### PROMPT
Search the data for the string "sizeof" and copy each line in which it appears.

### Excerpts from a dataset
*** Begin section ***

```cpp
int BatchPlanner::reserve_pinned() {
    size_t total = 0;
    for (size_t n = 0; n < count; n++) total += inputs[n].length;
    if (total + total / 16 + (64u << 10) >= 0xF0000000ull) { csh_set_error("csh_batch_create: more than 3.75 GiB of input in one device batch (cs_batch_extent sizes groups)"); return CS_ERR_POOL_OVERFLOW; }
    if (!b->dec.bits_pool.reserve(total + total / 16 + (64u << 10))) { csh_set_error("out of pinned host memory"); return CS_ERR_NO_DEVICE; }
    return 0;
}
// ... 533 lines not shown
        std::vector<uint8_t> fused(b->enc.nzsets.size(), 0);
        const bool lists_only = progressive && !sw.ac_tiles && sw.ref_list && sw.nz_once && sw.tr_sort && (!b->tr.trellis || (b->tr.t_sort && b->tr.nz_once));
        std::vector<uint8_t> planned(b->enc.nzsets.size(), 0);
        for (size_t i = 0; i < b->enc.plans.size(); i++) {
            const size_t at = size_t(b->enc.plan_image[i]) * CSH_MAX_COMPS + size_t(b->enc.plan_comp[i]);
            if (at < b->enc.nzset_of.size() && b->enc.nzset_of[at] >= 0) planned[size_t(b->enc.nzset_of[at])] = 1;
        }
        b->enc.nzset_ac_lists.assign(b->enc.nzsets.size(), 0);
        for (PlaneWork &w : b->pix.pwork) {
            w.ac_lists = 0u;
            const size_t at = size_t(w.image) * CSH_MAX_COMPS + size_t(w.comp);
            const int si = allowed && at < b->enc.nzset_of.size() ? b->enc.nzset_of[at] : -1;
            if (si < 0) continue;
            const NzSet &S = b->enc.nzsets[size_t(si)];
            if (S.real_bw != S.bw || S.list[0] == 0xFFFFFFFFu) continue;
            w.nzset = uint32_t(si); fused[size_t(si)] = 1; b->enc.n_fused++;
            if (lists_only && !planned[size_t(si)]) { w.ac_lists = 1u; b->enc.nzset_ac_lists[size_t(si)] = 1; b->enc.n_ac_lists++; }
        }
        for (TrellisWork &tw : b->tr.twork) tw.ac_lists = (tw.nzset != 0xFFFFFFFFu && b->enc.nzset_ac_lists[tw.nzset]) ? 1u : 0u;
        for (NzChunk &ch : b->enc.nzchunks_fused) if (fused[ch.set]) ch.levels &= ~1u;
        auto flags = [&](Stage &sg) {
            for (int f = 0; f < 2; f++) {
                const std::vector<NzChunk> &v = f ? b->enc.nzchunks_fused : b->enc.nzchunks;
                sg.nz_build[f] = sg.nz_filter[f] = false;
                for (uint32_t i = sg.nzc0; i < sg.nzc0 + sg.nnzc; i++) { sg.nz_build[f] |= (v[i].levels & 1u) != 0u; sg.nz_filter[f] |= (v[i].levels & ~1u) != 0u; }
            }
        };
        for (Stage &sg : b->enc.stage) flags(sg);
        flags(b->tr.tstage);
    }
    for (ParScan &ps : b->dec.pscans)
        for (int m = 0; m < ps.nb_mcu && m < 10; m++) {
            int dcs = ps.dct[m] & 3, acs = 4 + (ps.act[m] & 3);
            if (b->dec.use4) { dcs = std::max<int>(0, b->dec.slot4[ps.huff_set][dcs]); acs = std::max<int>(0, b->dec.slot4[ps.huff_set][acs]); }
            ps.sel |= uint64_t(dcs | (acs << 3)) << (6 * m);
        }
    {
        std::vector<int> last(b->dec.chains.size(), -1);
        for (int s = 0;; s++) {
            bool any = false;
            for (size_t c = 0; c < b->dec.chains.size(); c++)
                if (b->dec.chains[c].refine && b->dec.chains[c].count > s) {
                    RefineUnit u; u.chain = int(c); u.s = s; u.prev = last[c];
                    last[c] = int(b->dec.refine_units.size());
                    b->dec.refine_units.push_back(u);
                    any = true;
                }
            if (!any) break;
        }
    }
    b->ntiles = b->ntiles_in + b->ntiles_out;
    b->pix.plane_bytes = plane_off;
    b->pix.oplane_bytes = oplane_off;
    b->out.out_cap = b->out.raw_bytes_cap;
    layout_token_pool(b);
}

int BatchPlanner::upload(Laps &laps) {
    hipStream_t st = b->stream;
    if (!b->nimg) return 0;
    b->dec.bits_pool.flush_copies();
    laps.lap("copy_in");
    if (b->dec.d_bits.alloc(b->dec.bits_pool.size()) || (b->dec.bits_pool.size() && hipMemcpyAsync(b->dec.d_bits.p, b->dec.bits_pool.p, b->dec.bits_pool.size(), hipMemcpyHostToDevice, st) != hipSuccess) ||
        b->d_imgs.upload(b->imgs, st) || b->dec.d_dscans.upload(b->dec.dscans, st) || b->dec.d_chains.upload(b->dec.chains, st) || b->dec.d_chain_scans.upload(b->dec.chain_scans, st) ||
        b->dec.d_hsets.upload(b->dec.hsets, st) || b->dec.d_phsets.upload(b->dec.phsets, st) || (b->dec.use4 && b->dec.d_phsets4.upload(b->dec.phsets4, st)) || b->d_quants.upload(b->quants, st) || b->pix.d_pwork.upload(b->pix.pwork, st) ||
        b->enc.d_script.upload(b->enc.script, st) || b->enc.d_swork.upload(b->enc.swork, st) || b->enc.d_slot_work.alloc(size_t(b->enc.nslots) + 1) || b->enc.d_slots.alloc(size_t(b->enc.nslots) + 1) || b->enc.d_plans.upload(b->enc.plans, st) || b->enc.d_echunks.upload(b->enc.echunks, st) || b->enc.d_hdr.upload(b->enc.hdr_pool, st) ||
        b->enc.d_hdr_off.upload(b->enc.hdr_off, st) || b->dec.d_pscans.upload(b->dec.pscans, st) || b->pix.d_rwork.upload(b->pix.rwork, st) || b->pix.d_rtaps.upload(b->pix.rtaps, st) ||
        b->pix.d_rweights.upload(b->pix.rweights, st) || b->pix.d_rgb.alloc(b->pix.rgb_bytes + 64) || b->pix.d_rtmp.alloc((resize_is_fused(b->pix.max_row_in) ? 0 : b->pix.tmp_floats) + 16) || b->dec.d_need_seq_init.upload(b->dec.need_seq_init, st))
        return CS_ERR_NO_DEVICE;
    size_t nchunks = b->dec.bits_pool.size() / 64 + 1, nst = size_t(b->dec.total_sub) + b->dec.pscans.size() + 1;
    if (b->dec.d_clean.alloc(b->dec.bits_pool.size() + 64) || b->dec.d_unstuff_cnt.alloc(nchunks + 1) || b->dec.d_unstuff_off.alloc(nchunks + 2) ||
        b->dec.d_pstate.alloc(nst) || b->dec.d_relax_list[0].alloc(nst) || b->dec.d_relax_list[1].alloc(nst) || b->dec.d_relax_cnt.alloc(512) || b->dec.d_scan_pending.alloc(b->dec.pscans.size() + 1) || b->dec.d_cut_block.alloc(b->dec.pscans.size() + 1) || b->dec.d_claim.alloc(size_t(b->dec.total_sub) + 1) || b->dec.d_hyp.alloc((size_t(b->dec.total_sub) + 1) * 10) ||
        b->dec.d_nblk.alloc(size_t(b->dec.total_sub) + 1) || b->dec.d_blk_off.alloc(size_t(b->dec.total_sub) + 2) || b->dec.d_need_seq.alloc(b->nimg + 1) ||
        b->dec.d_dcdiff.alloc(size_t(b->dec.dc_total) + 1) || b->dec.d_dc_off.alloc(size_t(b->dec.dc_total) + 2) ||
        b->dec.d_refine_hist.alloc(size_t(b->dec.refine_hist) + 1) || b->dec.d_refine_pos.alloc(size_t(b->dec.refine_pos) + 1) || b->dec.d_refine_units.upload(b->dec.refine_units, st) ||
        b->dec.d_refine_prog.alloc(b->dec.refine_units.size() + 1))
        return CS_ERR_NO_DEVICE;
    if (b->d_coef.alloc(size_t(b->ntiles) * CSH_TILE_I16) || b->pix.d_planes.alloc(b->pix.plane_bytes + 64) || b->pix.d_oplanes.alloc(b->pix.oplane_bytes + 64) ||
        b->enc.d_symbits.alloc(b->enc.total_words + 1) || b->enc.d_eobbits.alloc(b->enc.total_words + 1) ||
        b->enc.d_long_runs.alloc(2 * (b->enc.total_units / 512 + b->enc.swork.size() + 16)) || b->enc.d_long_cnt.alloc(4) || b->enc.d_tail.alloc(b->enc.total_units + 1) || b->enc.d_eobrun.alloc(b->enc.total_units + 1) || b->enc.d_corr.alloc(b->enc.total_corr + 1) ||
        b->enc.d_tok_off.alloc(4 * size_t(b->enc.nslots) + 4) || b->enc.d_chunk_ntok.alloc(4 * size_t(b->enc.nslots) + 4) || b->enc.d_slot_hist.alloc(size_t(b->enc.hist_rows) * 256 + 256) ||
        b->enc.d_slot_raw.alloc(size_t(b->enc.nslots) + 1) || b->enc.d_img_list.upload(b->enc.img_list, st) || b->enc.d_img_nlist.upload(b->enc.img_nlist, st) || b->enc.d_scan_cost.alloc(b->enc.swork.size() + 1) || b->enc.d_slot_eobh.alloc(16 * size_t(b->enc.nslots) + 16) || b->enc.d_chunk_bits.alloc(size_t(b->enc.nslots) + 1) || b->enc.d_chunk_off.alloc(size_t(b->enc.nslots) + 2) || b->enc.d_tok_cursor.alloc(b->enc.region_est.size() + 1) || b->enc.d_regions.upload(b->enc.regions, st) ||
        b->enc.d_tables.alloc(b->enc.ntables) || b->enc.d_scan_pad.alloc(b->enc.swork.size() + 1) ||
        b->enc.d_nzlists.upload(b->enc.nzlists, st) || b->enc.d_nzsets.upload(b->enc.nzsets, st) || b->enc.d_nzchunks.upload(b->enc.nzchunks, st) || (b->enc.n_fused && b->enc.d_nzchunks_fused.upload(b->enc.nzchunks_fused, st)) || b->enc.d_list_slots.alloc(size_t(b->enc.nlist_slots) + 1) || b->enc.d_tok_slots.alloc(size_t(b->enc.ntok_slots) + 1) || b->enc.d_ref_slots.alloc(size_t(b->enc.nref_slots) + 1) ||
        b->enc.d_nz_cursor.alloc(b->enc.nzlists.size() + 1) || b->enc.d_nz_chunk_off.alloc(size_t(b->enc.nz_nrec) + 1) || b->enc.d_nz_chunk_cnt.alloc(size_t(b->enc.nz_nrec) + 1) ||
        b->enc.d_scan_raw_off.alloc(b->enc.swork.size() + 2) || b->out.d_img_size.alloc(b->nimg + 1) || b->out.d_img_size_pad.alloc(b->nimg + 1) ||
        b->out.d_img_off.alloc(b->nimg + 2) || b->out.d_status.alloc(b->nimg) || b->out.d_overflow.alloc(4))
        return CS_ERR_NO_DEVICE;
    if (hipMemsetAsync(b->enc.d_slots.p, 0, (size_t(b->enc.nslots) + 1) * sizeof(SlotRec), st) != hipSuccess ||
        hipMemsetAsync(b->enc.d_slot_work.p, 0, (size_t(b->enc.nslots) + 1) * sizeof(uint32_t), st) != hipSuccess) { csh_set_error("hipMemsetAsync failed"); return CS_ERR_NO_DEVICE; }
    launch_make_slots(st, b->enc.d_swork.p, uint32_t(b->enc.swork.size()), b->enc.d_script.p, b->enc.d_nzlists.p, b->enc.d_slots.p, b->enc.d_slot_work.p, b->enc.d_list_slots.p, b->enc.d_tok_slots.p, b->enc.d_ref_slots.p);
    if (b->tr.trellis && (b->tr.d_trows.upload(b->tr.trows, st) || (b->tr.t_sort && (b->tr.d_tperm.alloc(size_t(b->tr.t_units) + 1) || b->tr.d_tblk_cnt.alloc(size_t(b->tr.t_units) + 1) || (b->tr.nz_once && b->tr.d_tblk_off.alloc(size_t(b->tr.t_units) + 1)))))) return CS_ERR_NO_DEVICE;
    if (b->tr.trellis && (b->tr.d_twork.upload(b->tr.twork, st) || b->tr.d_truns.upload(b->tr.truns, st) || b->tr.d_tqueue.alloc(1) || b->tr.d_tlambda.alloc(size_t(b->tr.t_units) + 1) || b->tr.d_tdcbt.alloc(size_t(b->tr.t_units) + 1) ||
                       b->tr.d_tspill.alloc(trellis_spill_words(trellis_ac_slots())) || b->pix.d_dct_raw.alloc(size_t(b->ntiles_out) * CSH_TILE_I16)))
        return CS_ERR_NO_DEVICE;
    for (size_t n = 0; px && n < count; n++) {
        const Item &it = b->items[n];
        if (it.image < 0) continue;
        const ResizeWork &rw = b->pix.rwork[size_t(it.image)];
        if (rw.image != it.image) { csh_set_error("internal: resize work out of order"); return CS_ERR_NO_DEVICE; }
        if (hipMemcpyAsync(b->pix.d_rgb.p + rw.rgb_src_off, px[n].device_pixels, size_t(px[n].width) * px[n].height * px[n].channels, hipMemcpyDeviceToDevice, st) != hipSuccess) { csh_set_error("pixel copy failed"); return CS_ERR_NO_DEVICE; }
    }
    laps.lap("alloc+enqueue");
    if (hipStreamSynchronize(st) != hipSuccess) { csh_set_error("upload failed"); return CS_ERR_NO_DEVICE; }
    laps.lap("upload_wait");
    return 0;
}

}
```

*** End section ***

### RESPONSE BOX
    if (hipMemsetAsync(b->enc.d_slots.p, 0, (size_t(b->enc.nslots) + 1) * sizeof(SlotRec), st) != hipSuccess ||
        hipMemsetAsync(b->enc.d_slot_work.p, 0, (size_t(b->enc.nslots) + 1) * sizeof(uint32_t), st) != hipSuccess) { csh_set_error("hipMemsetAsync failed"); return CS_ERR_NO_DEVICE; }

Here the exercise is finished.